The Official Website for The Nemechek Protocol™ Medical Recovery Program

CASE REPORT: Remission of Alzheimer’s Disease with tVNS in Combination with an Anti-Neuroinflammatory Regimen

INTRODUCTION

Traumatic brain injuries lead to microdamage in the brain triggering an injury repair response.

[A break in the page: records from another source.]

template <typename T, int DP, int NF, bool ACCUM, bool WHITEN>
__global__ __launch_bounds__(64 * filter_waves(DP, ACCUM)) void kmeans_filter_kernel(
    const T* __restrict__ x, int64_t n, int d, int64_t ld, int k, const double* __restrict__ mean,
    const double* __restrict__ stdv, const uint4* __restrict__ image, const double* __restrict__ centers,
    int32_t* __restrict__ labels,
    double* __restrict__ mindist, const FitState* __restrict__ st, unsigned long long* __restrict__ sums,
    unsigned long long* __restrict__ counts, unsigned long long* __restrict__ n_scanned, double* upd_centers,
    unsigned int* __restrict__ ticket) {
    using S = FilterShape<DP>;
    constexpr int kFilterWaves = filter_waves(DP, ACCUM);
    constexpr int kMT = 64 * kFilterWaves, RF = S::RF, RQ = kFilterRowQ;
    static_assert(NF == 4, "one frame group per lane quarter: a unit is 64 frames, one per lane in the candidate pick");
    extern __shared__ __attribute__((aligned(16))) unsigned char smem_raw[];
    if constexpr (ACCUM) {
        if (st->done != 0.0) return;
    }
    const int k16 = (k + 15) & ~15;
    const int n_tiles = ((k16 / 16) + 1) & ~1;
    uint4* img = reinterpret_cast<uint4*>(smem_raw);
    float* tab = reinterpret_cast<float*>(img + (size_t)n_tiles * 64);
    float* cz = tab + (size_t)n_tiles * 16 * RF;
    double* hs = reinterpret_cast<double*>(cz + (size_t)n_tiles * 16);
    unsigned long long* lsum = reinterpret_cast<unsigned long long*>(hs + (size_t)n_tiles * 16);
    unsigned long long* lcnt = lsum + (ACCUM ? (size_t)k * d : 0);
    __shared__ int unit_ctr;
    __shared__ int any_bad;
    __shared__ unsigned long long cmax_bits;
    const int tid = threadIdx.x, lane = tid & 63, wave = __builtin_amdgcn_readfirstlane(tid >> 6);
    const int j16 = lane & 15, q = lane >> 4;
    const double scale = ACCUM ? st->scale : 0.0;
    if (tid == 0) {
        unit_ctr = kFilterWaves;
        any_bad = 0;
        cmax_bits = 0ull;
    }
    KSTAMP_INIT
    if constexpr (ACCUM) {
        for (int i = tid; i < k * (d + 1); i += kMT) lsum[i] = 0ull;
    }
    __syncthreads();
    constexpr int kUnit = 16 * NF;
    const int64_t n_units = (n + kUnit - 1) / kUnit;
    const int64_t units_per_block = (n_units + gridDim.x - 1) / gridDim.x;
    const int64_t u_begin = (int64_t)blockIdx.x * units_per_block;
    const int64_t u_end = min(n_units, u_begin + units_per_block);
    const int voff = j16 * RQ + filter_piece(q);
    const int ex = reinterpret_cast<const int*>(image + (size_t)((n + 63) & ~(int64_t)63) * RQ)[2];

    int64_t unit = u_begin + wave;
    v8h b[NF];
    auto load_images = [&](int64_t un) {
        const uint4* ub = image + un * (kUnit * RQ);
#pragma unroll
        for (int u = 0; u < NF; ++u) b[u] = __builtin_bit_cast(v8h, ub[voff + u * 16 * RQ]);
    };
    if (unit < u_end) load_images(unit);

    {
        double cm = 0.0;
        for (int i = tid; i < k * d; i += kMT) cm = fmax(cm, fabs(centers[i]));
        cm = wave_max_f64(cm);
        if (lane == 0 && cm > 0.0) atomicMax(&cmax_bits, (unsigned long long)__double_as_longlong(cm));
    }
    __syncthreads();
    const int ec = __builtin_amdgcn_readfirstlane(filter_scale_exp(__longlong_as_double((long long)cmax_bits)));
    const int exc = ex + ec;
    for (int t = wave; t < n_tiles; t += 2 * kFilterWaves) {
        const int t2 = t + kFilterWaves;
        double c0[kStageRegs], c1[kStageRegs], r0[DP], r1[DP];
        filter_stage_fetch<DP>(t, lane, centers, k, d, c0, r0);
        if (t2 < n_tiles) filter_stage_fetch<DP>(t2, lane, centers, k, d, c1, r1);
        filter_stage_build<DP>(t, lane, reinterpret_cast<unsigned short*>(img + (size_t)t * 64), c0, r0, k, d, ec, exc, tab, cz,
                               hs, &any_bad);
        if (t2 < n_tiles)
            filter_stage_build<DP>(t2, lane, reinterpret_cast<unsigned short*>(img + (size_t)t2 * 64), c1, r1, k, d, ec, exc, tab,
                                   cz, hs, &any_bad);
    }
    __syncthreads();
    const float inv_scale_u = __int_as_float((127 - exc) << 23);
    const bool all_scan = __builtin_amdgcn_readfirstlane(any_bad) != 0;
    KSTAMP(0);

    unsigned long long my_scans = 0;
    const bool vec_rows = sizeof(T) == 8 && d == DP && ((ld * sizeof(T)) & 15) == 0 && (((uintptr_t)x) & 15) == 0;
    const int iters = n_tiles / 2;
    constexpr int kNone = 0x7fffffff;

    auto load_frame = [&](int64_t t, double (&z)[DP]) { filter_load_frame<T, DP, WHITEN>(x, ld, d, vec_rows, mean, stdv, t, z); };
    auto score64 = [&](const double* crow, int c, const double (&z)[DP]) {
        double a = 0.0;
#pragma unroll
        for (int f = 0; f < DP; ++f)
            if (f < d) a = fma(crow[f], z[f], a);
        return a - hs[c];
    };
    auto write_label = [&](int64_t t, int bidx, double bm, const double (&z)[DP]) {
        labels[t] = bidx;
        if (mindist) {
            double zsq = 0.0;
#pragma unroll
            for (int f = 0; f < DP; ++f) zsq = fma(z[f], z[f], zsq);
            const double md = -2.0 * bm + zsq;
            mindist[t] = md > 0.0 ? md : 0.0;
        }
    };
    auto commit_scan = [&](int64_t t, int sbi, double sbest, const double (&zz)[DP], int old_s) {
        if constexpr (ACCUM) {
            if (!labels || old_s != sbi) {
#pragma unroll
                for (int f = 0; f < DP; ++f) {
                    if (f < d && lane == f) {
                        const unsigned long long fx = (unsigned long long)to_fixed(zz[f], scale);
                        atomicAdd(&lsum[(size_t)sbi * d + f], fx);
                        if (old_s >= 0) atomicAdd(&lsum[(size_t)old_s * d + f], 0ull - fx);
                    }
                }
                if (lane == 0) {
                    atomicAdd(&lcnt[sbi], 1ull);
                    if (old_s >= 0) atomicAdd(&lcnt[old_s], ~0ull);
                    if (labels) labels[t] = sbi;
                }
            }
        } else {
            if (lane == 0) write_label(t, sbi, sbest, zz);
        }
    };
    auto scan_frame = [&](int64_t t) {
        double zz[DP];
        load_frame(t, zz);
        double sbest = -__builtin_inf();
        int sbi = kNone;
        for (int c = lane; c < k; c += 64) {
            const double sc = score64(centers + (size_t)c * d, c, zz);
            if (sc > sbest) { sbest = sc; sbi = c; }
        }
#pragma unroll
        for (int off = 1; off < 64; off <<= 1) {
            const double ob = __shfl_xor(sbest, off, 64);
            const int oi = __shfl_xor(sbi, off, 64);
            if (ob > sbest || (ob == sbest && oi < sbi)) { sbest = ob; sbi = oi; }
        }
        if (sbi >= k) { sbi = 0; sbest = -__builtin_inf(); }
        int old_s = -1;
        if constexpr (ACCUM) {
            if (labels) old_s = labels[t];
        }
        commit_scan(t, sbi, sbest, zz, old_s);
#ifdef MSM_KMF_DIAG_COUNT
        if (MSM_KMF_DIAG_COUNT == 1) ++my_scans;
#else
        ++my_scans;
#endif
    };

    while (unit < u_end) {
        int nt = 0;
        if (lane == 0) nt = atomicAdd(&unit_ctr, 1);
        const int64_t nxt = u_begin + __builtin_amdgcn_readfirstlane(nt);
        KSTAMP_VM(1);
        float b1[NF], b2[NF];
        int bp[NF];
#pragma unroll
        for (int u = 0; u < NF; ++u) { b1[u] = -__builtin_inff(); b2[u] = -__builtin_inff(); bp[u] = 0; }
#ifdef MSM_KMF_DIAG_NOTILE
        for (int it = 0; it < (iters < 9 ? iters : 9); ++it) {
#else
        for (int it = 0; it < iters; ++it) {
#endif
            const int jt = 2 * it;
            const v8h aa = __builtin_bit_cast(v8h, img[(jt + 0) * 64 + lane]);
            const v8h ab = __builtin_bit_cast(v8h, img[(jt + 1) * 64 + lane]);
            const v4f32 ca = *reinterpret_cast<const v4f32*>(cz + (jt + 0) * 16 + 4 * q);
            const v4f32 cb = *reinterpret_cast<const v4f32*>(cz + (jt + 1) * 16 + 4 * q);
            v4f32 acca[NF], accb[NF];
#pragma unroll
            for (int u = 0; u < NF; ++u) {
                acca[u] = __builtin_amdgcn_mfma_f32_16x16x32_f16(aa, b[u], ca, 0, 0, 0);
                accb[u] = __builtin_amdgcn_mfma_f32_16x16x32_f16(ab, b[u], cb, 0, 0, 0);
            }
#pragma unroll
            for (int u = 0; u < NF; ++u) {
                float m = max3_f32(b2[u], acca[u][0], acca[u][1]);
                m = max3_f32(m, acca[u][2], acca[u][3]);
                m = max3_f32(m, accb[u][0], accb[u][1]);
                m = max3_f32(m, accb[u][2], accb[u][3]);
                const bool better = m > b1[u];
                b2[u] = med3_f32(b1[u], b2[u], m);
                b1[u] = hw_max_f32(b1[u], m);
                bp[u] = better ? jt : bp[u];
            }
        }
        KSTAMP(2);
        bool guard[NF];
#pragma unroll
        for (int u = 0; u < NF; ++u) guard[u] = q == 3 && __builtin_bit_cast(unsigned short, b[u][7]) == 0x7C00;
        if (nxt < u_end) load_images(nxt);
        const int64_t f0 = unit * kUnit + lane;
        const bool fok = f0 < n;
        const int64_t fr = fok ? f0 : n - 1;
        int old = -1;
        if constexpr (ACCUM) {
            if (labels) old = labels[fr];
        }
        double z[DP];
        load_frame(fr, z);
        int cd = kNone;
        float Ru = __builtin_inff();
#ifdef MSM_KMF_DIAG_NOCROSS
        cd = bp[0] | (q << 16);
        Ru = b2[0] + b1[1] + b1[2] + b1[3] + b2[1] + b2[2] + b2[3] + (guard[0] | guard[1] | guard[2] | guard[3] ? 1.f : 0.f) + (float)(bp[1] + bp[2] + bp[3]);
#else
#pragma unroll
        for (int u = 0; u < NF; ++u) {
            const float M1 = xrow_max_f32(b1[u]);
            const int code_u = xrow_min_i32(b1[u] == M1 ? ((q << 16) | bp[u]) : kNone);
            const int gs = code_u >> 16;
            float r = q == gs ? b2[u] : b1[u];
            if (guard[u]) r = __builtin_inff();
            const float R_u = xrow_max_f32(r);
            cd = q == u ? code_u : cd;
            Ru = q == u ? R_u : Ru;
        }
#endif
        Ru = __builtin_fmaf(Ru, inv_scale_u, 1.40129846e-45f);
        KSTAMP(3);
        const int gs = cd >> 16, pstar = cd & 0xffff;
        const int base = min(pstar * 16 + 4 * gs, n_tiles * 16 - 20);
        float pz[DP];
        float qz = 0.f;
#pragma unroll
        for (int f = 0; f < DP; ++f) {
            pz[f] = (float)z[f];
            qz = __builtin_fmaf(pz[f], pz[f], qz);
        }
        const bool z_bad = !(qz < __builtin_inff());
        const float zn = hw_max_f32(__builtin_amdgcn_sqrtf(qz) * kUp20, 1.0f);
        float s1 = -__builtin_inff(), s2 = -__builtin_inff(), sbmax = 0.f;
        int i1 = 0;
#ifndef MSM_KMF_DIAG_NOPICK
        const float* p_row = tab + (size_t)base * RF;
#pragma unroll
        for (int c = 0; c < 8; ++c) {
            const float4* r4 = reinterpret_cast<const float4*>(p_row + ((c & 3) + 16 * (c >> 2)) * RF);
            float a = 0.f, h, cn;
            if constexpr (DP == 4) {
                const float4 r0 = r4[0], r1 = r4[1];
                a = __builtin_fmaf(r0.x, pz[0], a);
                a = __builtin_fmaf(r0.y, pz[1], a);
                a = __builtin_fmaf(r0.z, pz[2], a);
                a = __builtin_fmaf(r0.w, pz[3], a);
                h = r1.x;
                cn = r1.y;
            } else {
                const float4 r0 = r4[0], r1 = r4[1], r2 = r4[2];
                a = __builtin_fmaf(r0.x, pz[0], a);
                a = __builtin_fmaf(r0.y, pz[1], a);
                a = __builtin_fmaf(r0.z, pz[2], a);
                a = __builtin_fmaf(r0.w, pz[3], a);
                a = __builtin_fmaf(r1.x, pz[4], a);
                a = __builtin_fmaf(r1.y, pz[5], a);
                a = __builtin_fmaf(r1.z, pz[6], a);
                a = __builtin_fmaf(r1.w, pz[7], a);
                a = __builtin_fmaf(r2.x, pz[8], a);
                a = __builtin_fmaf(r2.y, pz[9], a);
                h = r2.z;
                cn = r2.w;
            }
            const float s = a - h;
            sbmax = hw_max_f32(sbmax, __builtin_fmaf(zn, cn, h));
            const bool better = s > s1;
            s2 = med3_f32(s1, s2, s);
            s1 = hw_max_f32(s1, s);
            i1 = better ? c : i1;
        }
#endif
        const float e = __builtin_fmaf(kPickEps, sbmax, kPickFloor);
        const int jw = base + (i1 & 3) + 16 * (i1 >> 2);
        const bool certified = !all_scan && !z_bad && cd != kNone && jw < k && s1 - s2 > 2.0f * e && s1 - e > Ru;
        const int lab = jw;
#if defined(MSM_KMF_DIAG_NOSCAN) || defined(MSM_KMF_DIAG_NOQUEUE)
        unsigned long long todo = 0;
#else
        unsigned long long todo = __ballot(fok && !certified);
#endif
        KSTAMP(4);
#ifdef MSM_KMF_DIAG_NOCOMMIT
        if (fok && certified && cd == 12345) {
#else
        if (fok && certified) {
#endif
            if constexpr (ACCUM) {
                if (!labels || old != lab) {
#pragma unroll
                    for (int f = 0; f < DP; ++f) {
                        if (f < d) {
                            const unsigned long long fx = (unsigned long long)to_fixed(z[f], scale);
                            atomicAdd(&lsum[(size_t)lab * d + f], fx);
                            if (old >= 0) atomicAdd(&lsum[(size_t)old * d + f], 0ull - fx);
                        }
                    }
                    atomicAdd(&lcnt[lab], 1ull);
                    if (old >= 0) atomicAdd(&lcnt[old], ~0ull);
                    if (labels) labels[f0] = lab;
                }
            } else {
                if (mindist) write_label(f0, lab, score64(centers + (size_t)lab * d, lab, z), z);
                else labels[f0] = lab;
            }
        }
        KSTAMP(5);
        while (todo) {
            const int jf = __builtin_ctzll(todo);
            todo &= todo - 1;
            const int64_t t = ((int64_t)__builtin_amdgcn_readlane((int)(f0 >> 32), jf) << 32) |
                              (unsigned)__builtin_amdgcn_readlane((int)f0, jf);
            const bool plain = all_scan || __builtin_amdgcn_readlane((int)(z_bad || !(Ru < __builtin_inff())), jf) != 0;
            if (plain) {
                scan_frame(t);
                continue;
            }
            float zf[DP];
#pragma unroll
            for (int f = 0; f < DP; ++f) zf[f] = __int_as_float(__builtin_amdgcn_readlane(__float_as_int(pz[f]), jf));
            const float znj = __int_as_float(__builtin_amdgcn_readlane(__float_as_int(zn), jf));
            float t1 = -__builtin_inff(), t2 = -__builtin_inff(), t3 = -__builtin_inff(), sbl = 0.f;
            int c1 = 0, c2 = 0;
            for (int c = lane; c < n_tiles * 16; c += 64) {
                const float4* r4 = reinterpret_cast<const float4*>(tab + (size_t)c * RF);
                float a = 0.f, h, cn;
                if constexpr (DP == 4) {
                    const float4 r0 = r4[0], r1 = r4[1];
                    a = __builtin_fmaf(r0.x, zf[0], a);
                    a = __builtin_fmaf(r0.y, zf[1], a);
                    a = __builtin_fmaf(r0.z, zf[2], a);
                    a = __builtin_fmaf(r0.w, zf[3], a);
                    h = r1.x;
                    cn = r1.y;
                } else {
                    const float4 r0 = r4[0], r1 = r4[1], r2 = r4[2];
                    a = __builtin_fmaf(r0.x, zf[0], a);
                    a = __builtin_fmaf(r0.y, zf[1], a);
                    a = __builtin_fmaf(r0.z, zf[2], a);
                    a = __builtin_fmaf(r0.w, zf[3], a);
                    a = __builtin_fmaf(r1.x, zf[4], a);
                    a = __builtin_fmaf(r1.y, zf[5], a);
                    a = __builtin_fmaf(r1.z, zf[6], a);
                    a = __builtin_fmaf(r1.w, zf[7], a);
                    a = __builtin_fmaf(r2.x, zf[8], a);
                    a = __builtin_fmaf(r2.y, zf[9], a);
                    h = r2.z;
                    cn = r2.w;
                }
                const float sc = a - h;
                sbl = hw_max_f32(sbl, __builtin_fmaf(znj, cn, h));
                if (sc > t1) { t3 = t2; t2 = t1; c2 = c1; t1 = sc; c1 = c; }
                else if (sc > t2) { t3 = t2; t2 = sc; c2 = c; }
                else t3 = hw_max_f32(t3, sc);
            }
            double rowa[DP], rowb[DP];
            {
                const double* ca = centers + (size_t)(c1 < k ? c1 : 0) * d;
                const double* cb = centers + (size_t)(c2 < k ? c2 : 0) * d;
#pragma unroll
                for (int f = 0; f < DP; ++f) {
                    rowa[f] = f < d ? ca[f] : 0.0;
                    rowb[f] = f < d ? cb[f] : 0.0;
                }
            }
            const float top = wave_max_f32(t1), sbw = wave_max_f32(sbl);
            const float band = top - 2.0f * __builtin_fmaf(kPickEps, sbw, kPickFloor);
            const unsigned long long in1 = __ballot(t1 >= band);
            if (__any(t3 >= band) || in1 == 0ull) {
                scan_frame(t);
                continue;
            }
            double zz[DP];
#pragma unroll
            for (int f = 0; f < DP; ++f) {
                const long long bits = __double_as_longlong(z[f]);
                zz[f] = __longlong_as_double((long long)(((unsigned long long)(unsigned)__builtin_amdgcn_readlane((int)(bits >> 32), jf) << 32) |
                                                         (unsigned)__builtin_amdgcn_readlane((int)bits, jf)));
            }
            const int old_t = __builtin_amdgcn_readlane(old, jf);
            int sbi;
            double sbest = 0.0;
            const bool two = __any(t2 >= band) || __builtin_popcountll(in1) > 1;
            if (!two && !(mindist && !ACCUM)) {
                sbi = __builtin_amdgcn_readlane(c1, __builtin_ctzll(in1));
            } else {
                double m1 = -__builtin_inf();
                int i1b = kNone;
                auto chain = [&](const double (&row)[DP], int c) {
                    double a = 0.0;
#pragma unroll
                    for (int f = 0; f < DP; ++f) a = fma(row[f], zz[f], a);
                    return a - hs[c];
                };
                if (t1 >= band && c1 < k) { m1 = chain(rowa, c1); i1b = c1; }
                if (t2 >= band && c2 < k) {
                    const double m2 = chain(rowb, c2);
                    if (m2 > m1 || (m2 == m1 && c2 < i1b)) { m1 = m2; i1b = c2; }
                }
                sbest = wave_max_f64(m1);
                sbi = wave_min_i32(m1 == sbest ? i1b : kNone);
                if (sbi >= k) {
                    scan_frame(t);
                    continue;
                }
            }
            commit_scan(t, sbi, sbest, zz, old_t);
#ifdef MSM_KMF_DIAG_COUNT
            if (MSM_KMF_DIAG_COUNT == 2 && two) ++my_scans;
#else
            ++my_scans;
#endif
        }
        KSTAMP(6);
        unit = nxt;
    }
    KSTAMP(7);
    if (n_scanned && lane == 0 && my_scans) atomicAdd(n_scanned, my_scans);
    if constexpr (ACCUM) {
        __syncthreads();
        for (int i = tid; i < k * d; i += kMT)
            if (lsum[i]) atomicAdd(&sums[i], lsum[i]);
        for (int i = tid; i < k; i += kMT)
            if (lcnt[i]) atomicAdd(&counts[i], lcnt[i]);
        if (upd_centers) {
            __shared__ int is_last;
            asm volatile("s_waitcnt vmcnt(0)" ::: "memory");
            __syncthreads();
            if (tid == 0) {
                const unsigned t = __hip_atomic_fetch_add(ticket, 1u, __ATOMIC_RELAXED, __HIP_MEMORY_SCOPE_AGENT);
                is_last = t == gridDim.x - 1;
                if (is_last) __hip_atomic_store(ticket, 0u, __ATOMIC_RELAXED, __HIP_MEMORY_SCOPE_AGENT);
            }
            __syncthreads();
            if (is_last) filter_close_iteration<kMT>(sums, counts, k, d, upd_centers, const_cast<FitState*>(st));
        }
    }
    KSTAMP_FLUSH
}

The response consists of a neuroinflammatory and regeneration phases involving microglia, neurotrophins and neurogenesis (See figure 1).1,2

Severe TBI increase the risk of Alzheimer’s Disease (AD) 4-fold whereas individuals with moderate TBI were twice as likely to have AD in late life compared with controls.3

Pro-inflammatory cytokines also contribute to the progressive nature of Alzheimer’s Disease as well as impair the neuronal repair process (See figure 2). One source producing these cytokines are primed M1-microglia.4

Diffuse M1-microglia infiltration throughout multiple brain regions in person’s suffering from Alzheimer’s dementia in post-mortem studies.5

Figure 1: Neuron Repair Process

Figure 2 Neuroinflamation and Dysfunction of Neuron Repair Process

We theorized that shifting microglia to the anti-inflammatory rejuvenating M2-phenotype and reducing pro-inflammatory cytokines levels would improve the brain’s injury repair response sufficiently to alter the natural course of AD.

The Nemechek Protocol utilizes transcutaneous vagus nerve stimulation (tVNS) 6,7 high concentration docosahexaenoic acid (DHA) fish oil 8, 9, olive oil 10, curcumin11, acetyl-l-carnitine and 10-day course of rifaximin12 to achieve these goals.

Vagus nerve stimulation has been previously tested with some success in older adults with memory problems and AD but not in combination with a multi-faceted anti-inflammatory.13, 14

We are excited to report the clinical remission of 2 individuals with advanced AD using such an approach. While another group has reported remissions of AD, we are the first to present 2 cases of rapid Alzheimer’s remission with the use of tVNS.15

METHODS

The subjects were two men (age: subject #1 – 62, subject #2 – 67) who had been diagnosed with Alzheimer’s Disease by their neurologist. Secondary consultation with neurologists confirmed the diagnosis of Alzheimer’s.

Subject #1 was a financial planner had been experiencing increasing cognitive issues for 2-3 years. He was having difficulty with mathematical computations and was forced into disability. At the time of enrollment, Subject #1 would forget what he was going to say in approximately 50% of all his sentences. It was necessary for his daughter to provide all medical background as well as transportation.

Subject #2 was a general contractor and business owner who had been experiencing progressive inability to operate his business. For the prior 18 months, he was unable to manage his construction company he had run for 30 years. At the time of enrollment, Subject #2 was completely incapable of communicating any aspect of his medical history, and required his wife to provide all information as well as transportation.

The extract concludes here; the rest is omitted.